Pedigree - Dr. Taylor L1 Flashcards
Define Allele
Alternative variant of a gene
Define locus
segment of DNA occupying a particular position or location on a chromosome
Define wild-type
common or prevailing allele; present in the majority of individuals
Define variant or mutant allele
allele that differs from the wild-type
Define mutation
permanent change in the DNA sequence
Define Haplotype
a set of alleles at a locus or
a cluster of loci on a chromosome
Define polymorphism
When two or more alleles are relatively common
Define genotype
the set of alleles that make up a person’s genetic constitution
Define phenotype
the observable expression of a genotype as a morphological, clinical, cellular or biochemical trait
Define pleiotropic
A single abnormal gene or gene pair that produces multiple diverse phenotypic effects
e.g. which organ systems are involved, signs / symptoms of a disease, when signs / symptoms occur
Define Single Gene Disorder
disorder determined primarily by the alleles at a single locus
Define
- homozygous
- heterozygous
- compound heterozygote
- hemizygous
- pair of identical alleles at a locus
- different alleles at a locus
- two different mutant alleles at a locus
- only one copy of a gene (e.g. an abnormal gene on X in an XY male)
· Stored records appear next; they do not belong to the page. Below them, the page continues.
# Lingeng56/conformer-pytorch-lightning

Measured on AMD Instinct MI355X. Metric: encoder frames/sec (80-d fbank, T=1000), whole job, higher is better.
Workload: dtype bf16

## Files before the change

### conformer-pytorch-lightning_amd/cfm/__init__.py

```python
import ctypes
import os
import threading

import torch

_HERE = os.path.dirname(os.path.abspath(__file__))
LIB_PATH = os.path.join(os.path.dirname(_HERE), "libconformer_gfx950.so")

F32, BF16, F16 = 0, 1, 2
ACT_NONE, ACT_SILU, ACT_RELU, ACT_GLU, ACT_DSILU, ACT_DRELU = 0, 1, 2, 3, 4, 5
TILE_AUTO_TRAIN = -1

_DT = {torch.float32: F32, torch.bfloat16: BF16, torch.float16: F16}
_TORCH_DT = {F32: torch.float32, BF16: torch.bfloat16, F16: torch.float16}

c_p = ctypes.c_void_p
c_i64 = ctypes.c_int64
c_i32 = ctypes.c_int32
c_f = ctypes.c_float


class GemmDesc(ctypes.Structure):
    _fields_ = [("A", c_p), ("W", c_p), ("W_lo", c_p), ("bias", c_p), ("residual", c_p), ("row_mask", c_p), ("C", c_p),
                ("lda", c_i64), ("ldc", c_i64), ("ldr", c_i64),
# ... 86 lines not shown
                ("p_hidden_m", ctypes.c_float), ("p_hidden", ctypes.c_float), ("p_branch", ctypes.c_float), ("p_attn", ctypes.c_float),
                ("p_attn_out", ctypes.c_float), ("seed", ctypes.c_uint32), ("deterministic", c_i32), ("grads_accumulate", c_i32),
                ("n_groups", c_i32), ("groups", ctypes.POINTER(TrainGroup)), ("defer_wgrad", c_i32)]


_TRAIN_SAVED = ["xn1", "z1", "h1", "xn2", "qkv", "ctx", "xn3", "u", "glu", "s", "xn4", "z2", "h2", "x1", "x2", "x3", "x4", "c", "lse", "stats"]
_TRAIN_SCRATCH = ["dxn", "dz", "dyb", "ds", "dglu", "du", "dctx", "dqkv", "delta", "ln_ws", "dwbn_ws", "dy_ws", "dz2", "dyb2", "dyb3", "dyb4"]
_TRAIN_GRADS = ["slab", "ln_ffm_g", "ln_ffm_b", "ln_mha_g", "ln_mha_b", "ln_conv_g", "ln_conv_b", "ln_ff_g", "ln_ff_b", "ln_final_g", "ln_final_b",
                "ffm_w1", "ffm_b1", "ffm_w2", "ffm_b2", "ff_w1", "ff_b1", "ff_w2", "ff_b2", "out_w", "out_b", "pw2_w", "pw2_b", "dw_w", "dw_b", "bn_g", "bn_b",
                "pos_bias_u", "q_bias", "qkv_row_off", "qkv_bias_off", "pw1_row_off", "pw1_bias_off", "qkv_bias_off2"]


class LayerTrainSaved(ctypes.Structure):
    _fields_ = [(n, c_p) for n in _TRAIN_SAVED]


class LayerTrainScratch(ctypes.Structure):
    _fields_ = [(n, c_p) for n in _TRAIN_SCRATCH]


class LayerTrainGrads(ctypes.Structure):
    _fields_ = [(n, c_p) for n in _TRAIN_GRADS]


class LayerWeights(ctypes.Structure):
    _fields_ = [(n, c_p) for n in _LAYER_W_FIELDS]


class CtcGroup(ctypes.Structure):
    _fields_ = [("logits", c_p), ("ld", c_i64), ("B", c_i32), ("T", c_i32), ("Umax", c_i32), ("enc_lens", c_p), ("labels", c_p), ("label_lens", c_p),
                ("work", c_p), ("alpha", c_p), ("lse", c_p), ("nll", c_p), ("nll_shifted", c_p), ("beta", c_p)]


class RnntDesc(ctypes.Structure):
    _fields_ = [("logits", c_p), ("ld", c_i64), ("logits_dtype", c_i32), ("B", c_i32), ("T", c_i32), ("U1", c_i32), ("V", c_i32), ("blank", c_i32),
                ("targets", c_p), ("logit_lens", c_p), ("target_lens", c_p),
                ("lse", c_p), ("lp_blank", c_p), ("lp_label", c_p), ("alpha", c_p), ("beta", c_p), ("shift", c_p),
                ("nll", c_p), ("nll_shifted", c_p), ("ll_alpha", c_p),
                ("grad", c_p), ("ld_grad", c_i64), ("grad_dtype", c_i32), ("grad_cols", c_i32), ("gscale", ctypes.c_float),
                ("gscale_stride", c_i32), ("gscale_dev", c_p), ("clamp", ctypes.c_float)]
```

What’s up with mitrochondrial DNA?
mitochondrial DNA (and the genes they encode for) are present in tens to thousands of copies per cell.
What is a proband?
individual of interest in a pedigree
also: propositus or index case
Define fitness in regards to a pedigree
measure of the impact of a condition on reproduction
the number of offspring an affected individual can have who survive to reproductive age
Hemophilia A and B are _______ disorders caused by mutations in which genes?
X-linked
F8 and F9 respectively
Racial predilection of hemophilia?
none. panethnic
Which is more rare, Hemophilia A or B?
B, 1 in 100,000
vs.
A, 1 in 10,000
What is the most common mutation in clotting factor VIII ?
intrachromosomal recombination between sequences in intron 22 of F8 and homologous sequences telomeric to F8
results in an inversion deleting the carboxyl terminus of VIII (the clotting protein)
Diagram how factors 8, 9 and 10 interact in the clotting cascade.
F8 & F9 complex
Activate F10
Active F10 activates more F8 & F9
—> amplification
Factor IX functions as a _________ and factor VIII functions as a _________.
protease
co-factor
What is the common mutation in Factor 9?
Many different mutations identified, but no most common mutation has been identified.
Define hemathrosis
bleeding into joint spaces
Though rare, what is the genetic mechanism that could cause females to have hemophilia?
skewed X chromosome inactivation
What is the only current curative treatment for hemophilia A or B?
liver transplant
How are hemophilia A and B diagnosed and distinguished?
measurement of activity levels of factor VIII and IX
What is the (non-curative) standard of care for hemophilia and the current life expectancy?
Intravenous replacement of the deficient factor
65 years of age
When do most point mutations and the common F8 inversion mutation occur?
During male meiosis
When do deletion mutations for hemophilia usually occur?
During female meiosis
- Mendel’s Law of Segregation?
2. Mendel’s Law of Independent Assortment?
- Alleles segregate at meiosis into gametes.
2. The segregation of each pair of alleles is independent.